Makes sense. The problem I had with my Cuisinart chopper is that my nut butters were never puréed. They always came out a bit chunky no matter what settings I used. I'm looking forward to trying the KitchenAid because it got great reviews.


----------



## Andy M. (Aug 5, 2012)

IS this what you had?  I have one of these and make a nice smooth hummus.  I've never made a nut butter.


----------



## kitchengoddess8 (Aug 5, 2012)

Andy M. said:
			
		

> IS this what you had?  I have one of these and make a nice smooth hummus.  I've never made a nut butter.



Did you attach a product link? I didn't see one.


----------



## Andy M. (Aug 5, 2012)

kitchengoddess8 said:


> Did you attach a product link? I didn't see one.




Thanks for the reminder.  I fixed it.


----------



## kitchengoddess8 (Aug 5, 2012)

Andy M. said:
			
		

> IS this what you had?  I have one of these and make a nice smooth hummus.  I've never made a nut butter.



No. It's this one.http://www.cuisinart.com/m/products/food_processors/dlc-2alb.html


----------



## taxlady (Aug 5, 2012)

Andy M. said:


> Thanks for the reminder.  I fixed it.


Maybe I'm being oblivious, but I don't see a product link.


----------



## Andy M. (Aug 5, 2012)

taxlady said:


> Maybe I'm being oblivious, but I don't see a product link.



Not a link, just a photo.  Here's a link.  CH-4DC - Cuisinart Elite Collection


----------



## Addie (Aug 6, 2012)

I have a very old Sunbeam Oskar mini processor. When I am making a chocolate cake, I put hazelnuts in it and it processes them to a fine powder like flour. I replace some of the flour with the hazelnut powder and it gives the cake a flavor that makes you wonder just what is it in there.


----------



## kitchengoddess8 (Aug 11, 2012)

Addie said:
			
		

> I have a very old Sunbeam Oskar mini processor. When I am making a chocolate cake, I put hazelnuts in it and it processes them to a fine powder like flour.
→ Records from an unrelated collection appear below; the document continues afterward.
# gue-ni/raytracer.glsl

Measured on AMD Instinct MI355X. Metric: Mpaths/s at 1920x1080, 8 bounces, 10k tris, higher is better.
Workload: dtype f32; 1 GPU; C2: 1920x1080, 8 bounces, 10000 triangles + 5 spheres, cube map 256^2, 1 spp/frame progressive, dof=1; parallelism=1 GPU(s), 8-row strips interleaved, gather to rank 0 every frame, frame_batch=1, kernel=4, wf_rays=4, wf_mode=1, wf_chunk=256, wf_early=0, wf_packed=0, mf_sets=4, mf_group_quads=32, mf_chunk_quads=32

## Files before the change

raytracer.glsl_amd/csrc/rt_mfma.hpp:

```cpp
#pragma once
#include "rt_wavefront.hpp"

#pragma clang fp contract(off)

namespace rt {

typedef __bf16 bf16x8 __attribute__((ext_vector_type(8)));
typedef float f32x16 __attribute__((ext_vector_type(16)));

constexpr int kMfTileTris = 10;
constexpr int kMfQuadTiles = 4;
constexpr int kMfQuadTris = kMfTileTris * kMfQuadTiles;
constexpr uint32_t kMfMaxChunkQuads = 32;
constexpr uint32_t kMfMaxGroupQuads = 64;

struct alignas(16) MfGroup {
    float cx, cy, cz;
    float E;
    float Ml;
    float Pw;
    float P;
    float pad1;
};

// ... 107 lines not shown

__device__ __forceinline__ float mf_margin(const MfGroup &G, float ncv, float no, const MfRay &r)
{
    float local = __builtin_fmaf(0.00396728515625f * G.E, ncv, 6.103515625e-05f * (G.Ml * r.wd));
    float cancel = 9.5367431640625e-07f * (__builtin_fmaf(G.E, no, G.P) * r.wd);
    float world = 9.5367431640625e-07f * __builtin_fmaf(G.E, r.wod, G.Pw * r.wd);
    return (local + cancel) + (world + 1e-30f);
}

struct alignas(16) MfCull {
    float cx, cy, cz, R;
    float ax, ay, az, Rc;
    float t1x, t1y, t1z, X;
    float t2x, t2y, t2z, Y;
    float Nmin, shape, hmin, lmax;
    float Pw, inv_len;
    float iB, iB2;
    float iB_lo, iB2_lo, pad0, pad1;
};
static_assert(sizeof(MfCull) == 112, "seven uint4 per tile");

__device__ __forceinline__ float wave_sum(float x) { for (int off = 32; off > 0; off >>= 1) x += __shfl_xor(x, off); return x; }

__global__ void __launch_bounds__(64) prepare_cull_kernel(const float4 *__restrict__ vertices, const uint32_t *__restrict__ visit_tri,
                                                          const uint32_t *__restrict__ order, uint32_t n_visits, uint32_t n_tiles, MfCull *__restrict__ out)
{
    const uint32_t q = blockIdx.x, lane = threadIdx.x;
    if (q >= n_tiles) return;
    const uint32_t pos = q * kMfTileTris + lane;
    const bool have = lane < (uint32_t)kMfTileTris && pos < n_visits;
    const float inf = __builtin_inff();
    f3 w[3] = {mk(0.0f, 0.0f, 0.0f), mk(0.0f, 0.0f, 0.0f), mk(0.0f, 0.0f, 0.0f)};
    if (have) { const uint32_t tri = visit_tri[order[pos]]; for (int k = 0; k < 3; ++k) { const float4 p = vertices[3 * (size_t)tri + k]; w[k] = mk(p.x, p.y, p.z); } }
    f3 lo = mk(inf, inf, inf), hi = mk(-inf, -inf, -inf);
    bool bad = false;
    if (have) for (int k = 0; k < 3; ++k) {
        lo = mk(fminf(lo.x, w[k].x), fminf(lo.y, w[k].y), fminf(lo.z, w[k].z));
        hi = mk(fmaxf(hi.x, w[k].x), fmaxf(hi.y, w[k].y), fmaxf(hi.z, w[k].z));
        bad |= !(fabsf(w[k].x) < 1e18f) || !(fabsf(w[k].y) < 1e18f) || !(fabsf(w[k].z) < 1e18f);
    }
    lo = mk(wave_min(lo.x), wave_min(lo.y), wave_min(lo.z));
    hi = mk(wave_max(hi.x), wave_max(hi.y), wave_max(hi.z));
    const f3 c = mk(0.5f * lo.x + 0.5f * hi.x, 0.5f * lo.y + 0.5f * hi.y, 0.5f * lo.z + 0.5f * hi.z);
    float R = 0.0f, Rc = 0.0f, E = 0.0f, Pw = 0.0f, Nmin = inf, shape = inf, hmin = inf;
    f3 nh = mk(0.0f, 0.0f, 0.0f);
    if (have) {
        const f3 e0 = w[1] - w[0], e1 = w[2] - w[1], e2 = w[0] - w[2];
        const f3 N = cross3(e0, mk(-e2.x, -e2.y, -e2.z));
        const float nn = __builtin_sqrtf(dot3(N, N));
        const float l0 = __builtin_sqrtf(dot3(e0, e0)), l1 = __builtin_sqrtf(dot3(e1, e1)), l2 = __builtin_sqrtf(dot3(e2, e2));
        for (int k = 0; k < 3; ++k) { const f3 r = w[k] - c; R = fmaxf(R, __builtin_sqrtf(dot3(r, r))); }
        { const f3 g = mk((w[0].x + w[1].x + w[2].x) * (1.0f / 3.0f), (w[0].y + w[1].y + w[2].y) * (1.0f / 3.0f), (w[0].z + w[1].z + w[2].z) * (1.0f / 3.0f)) - c;
          Rc = __builtin_sqrtf(dot3(g, g)); }
        E = fmaxf(l0, fmaxf(l1, l2));
        const float a0 = __builtin_sqrtf(dot3(w[0], w[0])), a1 = __builtin_sqrtf(dot3(w[1], w[1])), a2 = __builtin_sqrtf(dot3(w[2], w[2]));
        Pw = fmaxf(a0 * a1, fmaxf(a1 * a2, a2 * a0));
        Nmin = nn;
        nh = (nn > 0.0f) ? mk(N.x / nn, N.y / nn, N.z / nn) : mk(0.0f, 0.0f, 0.0f);
        const float c0 = -dot3(e0, e2) / (l0 * l2), c1 = -dot3(e1, e0) / (l1 * l0), c2 = -dot3(e2, e1) / (l2 * l1);
        const float cmax = fminf(1.0f, fmaxf(c0, fmaxf(c1, c2)));
        const float s = __builtin_sqrtf(fmaxf(0.0f, 0.5f * (1.0f - cmax)));
        const float lmin = fminf(l0, fminf(l1, l2));
        shape = (nn > 0.0f) ? 0.999f * s * lmin / nn : 0.0f;
        if (!(shape == shape)) shape = 0.0f;
        hmin = (E > 0.0f) ? 0.999f * nn / E : 0.0f;
        if (!(hmin == hmin)) hmin = 0.0f;
    }
    R = wave_max(R); Rc = wave_max(Rc); E = wave_max(E); Pw = wave_max(Pw); Nmin = wave_min(Nmin); shape = wave_min(shape); hmin = wave_min(hmin);
    bad = __any(bad) || __any(have && !(nh.x == nh.x && nh.y == nh.y && nh.z == nh.z));
    f3 a = mk(wave_sum(have ? nh.x : 0.0f), wave_sum(have ? nh.y : 0.0f), wave_sum(have ? nh.z : 0.0f));
    const float al = __builtin_sqrtf(dot3(a, a));
    a = (al > 0.0f) ? mk(a.x / al, a.y / al, a.z / al) : mk(0.0f, 0.0f, 1.0f);
    const float ca = have ? dot3(nh, a) : 1.0f;
    bad |= !(al > 0.0f) || __any(have && !(ca > 0.1f));
    const f3 ref = (fabsf(a.x) < 0.7f) ? mk(1.0f, 0.0f, 0.0f) : mk(0.0f, 1.0f, 0.0f);
    f3 b1 = cross3(a, ref);
    { const float bl = __builtin_sqrtf(dot3(b1, b1)); b1 = mk(b1.x / bl, b1.y / bl, b1.z / bl); }
    const f3 b2 = cross3(a, b1);
    const float ica = 1.0f / fmaxf(ca, 0.1f);
    const float gu = have ? dot3(nh, b1) * ica : 0.0f, gv = have ? dot3(nh, b2) * ica : 0.0f;
    const float suu = wave_sum(gu * gu), suv = wave_sum(gu * gv), svv = wave_sum(gv * gv);
    const float phi = 0.5f * atan2f(2.0f * suv, suu - svv);
    const float cp = cosf(phi), sp = sinf(phi);
    f3 t1 = mk(cp * b1.x + sp * b2.x, cp * b1.y + sp * b2.y, cp * b1.z + sp * b2.z);
    { const float tl = __builtin_sqrtf(dot3(t1, t1)); t1 = mk(t1.x / tl, t1.y / tl, t1.z / tl); }
    f3 t2 = cross3(a, t1);
    { const float tl = __builtin_sqrtf(dot3(t2, t2)); t2 = mk(t2.x / tl, t2.y / tl, t2.z / tl); }
    const float X = wave_max(have ? fabsf(dot3(nh, t1) * ica) : 0.0f), Y = wave_max(have ? fabsf(dot3(nh, t2) * ica) : 0.0f);
    if (lane != 0) return;
    MfCull rec;
    rec.cx = c.x; rec.cy = c.y; rec.cz = c.z; rec.R = R * 1.0001f + 1e-30f;
    rec.ax = a.x; rec.ay = a.y; rec.az = a.z; rec.Rc = Rc * 1.0001f + 1e-30f;
    rec.t1x = t1.x; rec.t1y = t1.y; rec.t1z = t1.z; rec.X = X * 1.001f + 1e-5f;
    rec.t2x = t2.x; rec.t2y = t2.y; rec.t2z = t2.z; rec.Y = Y * 1.001f + 1e-5f;
    bad |= !(rec.X < 16.0f) || !(rec.Y < 16.0f);
    rec.Nmin = bad ? 0.0f : Nmin * 0.999f; rec.shape = bad ? 0.0f : shape; rec.hmin = bad ? 0.0f : hmin; rec.lmax = E * 1.001f;
    rec.Pw = Pw * 1.001f;
    rec.inv_len = 0.9999f / __builtin_sqrtf(1.0f + rec.X * rec.X + rec.Y * rec.Y);
    rec.iB = 1.0001f / (1.0f + rec.X * rec.X); rec.iB2 = 1.0001f / (1.0f + rec.Y * rec.Y);
    rec.iB_lo = 0.9999f / (1.0f + rec.X * rec.X); rec.iB2_lo = 0.9999f / (1.0f + rec.Y * rec.Y);
    rec.pad0 = rec.pad1 = 0.0f;
    out[q] = rec;
}

struct MfPacket { f3 O, D; float ro, sigma, On; };

__device__ __forceinline__ float mf_max_dot(const MfCull &c, float wa, float w1, float w2, float wn)
{
    const bool inside = (wa > 0.0f) && (w1 <= c.X * wa) && (w2 <= c.Y * wa);
    const float num = __builtin_fmaf(c.Y, w2, __builtin_fmaf(c.X, w1, wa));
    const float corner = num * c.inv_len * (num > 0.0f ? 1.0003f : 1.0f);
// ... 49 lines not shown
```

raytracer.glsl_amd/csrc/rt_scan.hpp:

```cpp
#pragma once
#include <type_traits>
#include "rt_mfma.hpp"

#pragma clang fp contract(off)

namespace rt {

typedef uint32_t u32x4 __attribute__((ext_vector_type(4)));
typedef float f32x6 __attribute__((ext_vector_type(6)));

template <bool kMax> __device__ __forceinline__ float half_reduce(float x)
{
    auto op = [](float a, float b) { return kMax ? __builtin_fmaxf(a, b) : __builtin_fminf(a, b); };
    auto dpp = [](float v, auto ctrl) { return __builtin_bit_cast(float, __builtin_amdgcn_update_dpp(0, __builtin_bit_cast(int, v), decltype(ctrl)::value, 0xf, 0xf, false)); };
    x = op(x, dpp(x, std::integral_constant<int, 0xB1>{}));
    x = op(x, dpp(x, std::integral_constant<int, 0x4E>{}));
    x = op(x, dpp(x, std::integral_constant<int, 0x141>{}));
    x = op(x, dpp(x, std::integral_constant<int, 0x140>{}));
    const float r0 = __builtin_bit_cast(float, __builtin_amdgcn_readlane(__builtin_bit_cast(int, x), 0));
    const float r1 = __builtin_bit_cast(float, __builtin_amdgcn_readlane(__builtin_bit_cast(int, x), 16));
    return op(r0, r1);
}
__device__ __forceinline__ float half_max(float x) { return half_reduce<true>(x); }
__device__ __forceinline__ float half_min(float x) { return half_reduce<false>(x); }
template <bool kMax> __device__ __forceinline__ float full_reduce(float x)
{
    auto op = [](float a, float b) { return kMax ? __builtin_fmaxf(a, b) : __builtin_fminf(a, b); };
    auto dpp = [](float v, auto ctrl) { return __builtin_bit_cast(float, __builtin_amdgcn_update_dpp(0, __builtin_bit_cast(int, v), decltype(ctrl)::value, 0xf, 0xf, false)); };
    x = op(x, dpp(x, std::integral_constant<int, 0xB1>{}));
    x = op(x, dpp(x, std::integral_constant<int, 0x4E>{}));
    x = op(x, dpp(x, std::integral_constant<int, 0x141>{}));
    x = op(x, dpp(x, std::integral_constant<int, 0x140>{}));
    auto rl = [&](int l) { return __builtin_bit_cast(float, __builtin_amdgcn_readlane(__builtin_bit_cast(int, x), l)); };
    return op(op(rl(0), rl(16)), op(rl(32), rl(48)));
}

__global__ void __launch_bounds__(256) packet_cull_kernel(WaveBuffers wb, const MfCull *__restrict__ cull, uint32_t n_tiles, uint32_t bounce, float ro_add, float sigma_add)
{
    const uint32_t n_rays = wb.counts[bounce];
    const RayQueue qin = (bounce & 1u) ? wb.q[1] : wb.q[0];
    const uint32_t lane = threadIdx.x & 63u, n_gran = (n_rays + 127u) / 128u;
    const float inf = __builtin_inff();
    for (uint32_t g = blockIdx.x * 4u + (threadIdx.x >> 6); g < n_gran; g += gridDim.x * 4u) {
        f3 o[2], dh[2]; bool valid[2]; bool usable = true;
        f3 olo = mk(inf, inf, inf), ohi = mk(-inf, -inf, -inf), dlo = olo, dhi = ohi;
#pragma unroll
        for (int k = 0; k < 2; ++k) {
            const uint32_t slot = g * 128u + (uint32_t)k * 64u + lane;
            valid[k] = slot < n_rays;
            o[k] = mk(0.0f, 0.0f, 0.0f); dh[k] = o[k];
            if (valid[k]) {
                const float4 a = qin.a[slot], b = qin.b[slot];
                o[k] = mk(a.x, a.y, a.z);
                const f3 d = mk(a.w, b.x, b.y);
                const float dd = dot3(d, d), il = __builtin_amdgcn_rsqf(dd), dl = dd * il;
                dh[k] = mk(d.x * il, d.y * il, d.z * il);
                usable &= (dl > 0.0f) && (dl < inf) && (fabsf(o[k].x) < 1e18f) && (fabsf(o[k].y) < 1e18f) && (fabsf(o[k].z) < 1e18f);
                olo = mk(fminf(olo.x, o[k].x), fminf(olo.y, o[k].y), fminf(olo.z, o[k].z)); ohi = mk(fmaxf(ohi.x, o[k].x), fmaxf(ohi.y, o[k].y), fmaxf(ohi.z, o[k].z));
                dlo = mk(fminf(dlo.x, dh[k].x), fminf(dlo.y, dh[k].y), fminf(dlo.z, dh[k].z)); dhi = mk(fmaxf(dhi.x, dh[k].x), fmaxf(dhi.y, dh[k].y), fmaxf(dhi.z, dh[k].z));
            }
        }
        olo = mk(full_reduce<false>(olo.x), full_reduce<false>(olo.y), full_reduce<false>(olo.z)); ohi = mk(full_reduce<true>(ohi.x), full_reduce<true>(ohi.y), full_reduce<true>(ohi.z));
        dlo = mk(full_reduce<false>(dlo.x), full_reduce<false>(dlo.y), full_reduce<false>(dlo.z)); dhi = mk(full_reduce<true>(dhi.x), full_reduce<true>(dhi.y), full_reduce<true>(dhi.z));
        MfPacket pk;
        pk.O = mk(0.5f * olo.x + 0.5f * ohi.x, 0.5f * olo.y + 0.5f * ohi.y, 0.5f * olo.z + 0.5f * ohi.z);
        f3 D = mk(0.5f * dlo.x + 0.5f * dhi.x, 0.5f * dlo.y + 0.5f * dhi.y, 0.5f * dlo.z + 0.5f * dhi.z);
        const float DD = dot3(D, D), iDl = __builtin_amdgcn_rsqf(DD), Dl = DD * iDl;
        pk.D = mk(D.x * iDl, D.y * iDl, D.z * iDl);
        float ro = 0.0f, sigma = 0.0f;
#pragma unroll
        for (int k = 0; k < 2; ++k)
            if (valid[k]) {
                const f3 eo = o[k] - pk.O, ed = dh[k] - pk.D;
                ro = fmaxf(ro, __builtin_amdgcn_sqrtf(dot3(eo, eo))); sigma = fmaxf(sigma, __builtin_amdgcn_sqrtf(dot3(ed, ed)));
            }
        pk.ro = full_reduce<true>(ro) * 1.0001f + 1e-30f + ro_add; pk.sigma = full_reduce<true>(sigma) * 1.0001f + 2e-6f + sigma_add;
        usable = !__any(!usable) && (Dl > 0.25f);
        pk.On = __builtin_amdgcn_sqrtf(dot3(pk.O, pk.O)) * 1.0001f + pk.ro;
        uint32_t *const row = wb.keep + (size_t)g * wb.keep_words;
        MfCull c_next = {};
        bool have_next = usable && lane < n_tiles;
        if (have_next) c_next = cull[lane];
        for (uint32_t t0 = 0; t0 < n_tiles; t0 += 64u) {
            const MfCull c = c_next;
            const bool have_this = have_next;
            have_next = usable && t0 + 64u + lane < n_tiles;
            if (have_next) c_next = cull[t0 + 64u + lane];
            bool skip = false, open = false;
            f3 W = mk(0.0f, 0.0f, 0.0f); float L = 0.0f, nz = 0.0f, Wn = 0.0f;
            if (have_this && c.Nmin > 0.0f) {
                const f3 gq = pk.O - mk(c.cx, c.cy, c.cz);
                L = __builtin_amdgcn_sqrtf(dot3(gq, gq)) * 1.0001f;
                nz = 9.5367431640625e-07f * __builtin_fmaf(c.lmax, pk.On, c.Pw) * 1.01f;
                W = cross3(pk.D, gq);
                Wn = __builtin_amdgcn_sqrtf(dot3(W, W));
                skip = mf_certified_ka(c, pk, gq, L, nz, Wn);
                open = !skip;
            }
            if (__any(open)) { if (open) skip = mf_certified_b(c, pk, W, L, nz, Wn); }
            const unsigned long long have = (n_tiles - t0 >= 64u) ? ~0ull : ((1ull << (n_tiles - t0)) - 1ull);
            const unsigned long long keep = ~(unsigned long long)__builtin_amdgcn_ballot_w64(skip) & have;
            if (lane == 0u) {
                store_through(row + (t0 >> 5), (uint32_t)keep);
                if ((t0 >> 5) + 1u < wb.keep_words) store_through(row + ((t0 >> 5) + 1u), (uint32_t)(keep >> 32));
            }
        }
    }
}
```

I replace some of the flour with the hazelnut powder and it gives the cake a flavor that makes you wonder just what is it in there.



Sounds delicious!


----------



## kitchengoddess8 (Aug 11, 2012)

Using the grind setting to chop the nuts and purée when adding the oil worked like a charm. My cashew butter came out super creamy and delicious!


----------



## Addie (Aug 11, 2012)

Since I don't eat my own baking, I am very careful of what I put nuts or nut byproducts in. I make mini cranberry/orange pumpkin breads for the church fair every year. Six have nuts and has a label on them. Six without. And I make sure the ones with nuts is double wrapped so it doesn't affect the simpler ones without nuts. They are always the first food item that they sell out. I have three bowls for my mixer. The ones with nuts get mixed in a separate bowl. And I make sure I clean the paddle in hot soapy water and dry well, before using it again for the nutless ones.


----------



## PrincessFiona60 (Aug 11, 2012)

kitchengoddess8 said:


> Using the grind setting to chop the nuts and purée when adding the oil worked like a charm. My cashew butter came out super creamy and delicious!



I love cashew butter...sunflower seed butter runs a close second.


----------



## Kylie1969 (Aug 18, 2012)

We make cashew butter in our processor...lovely taste


----------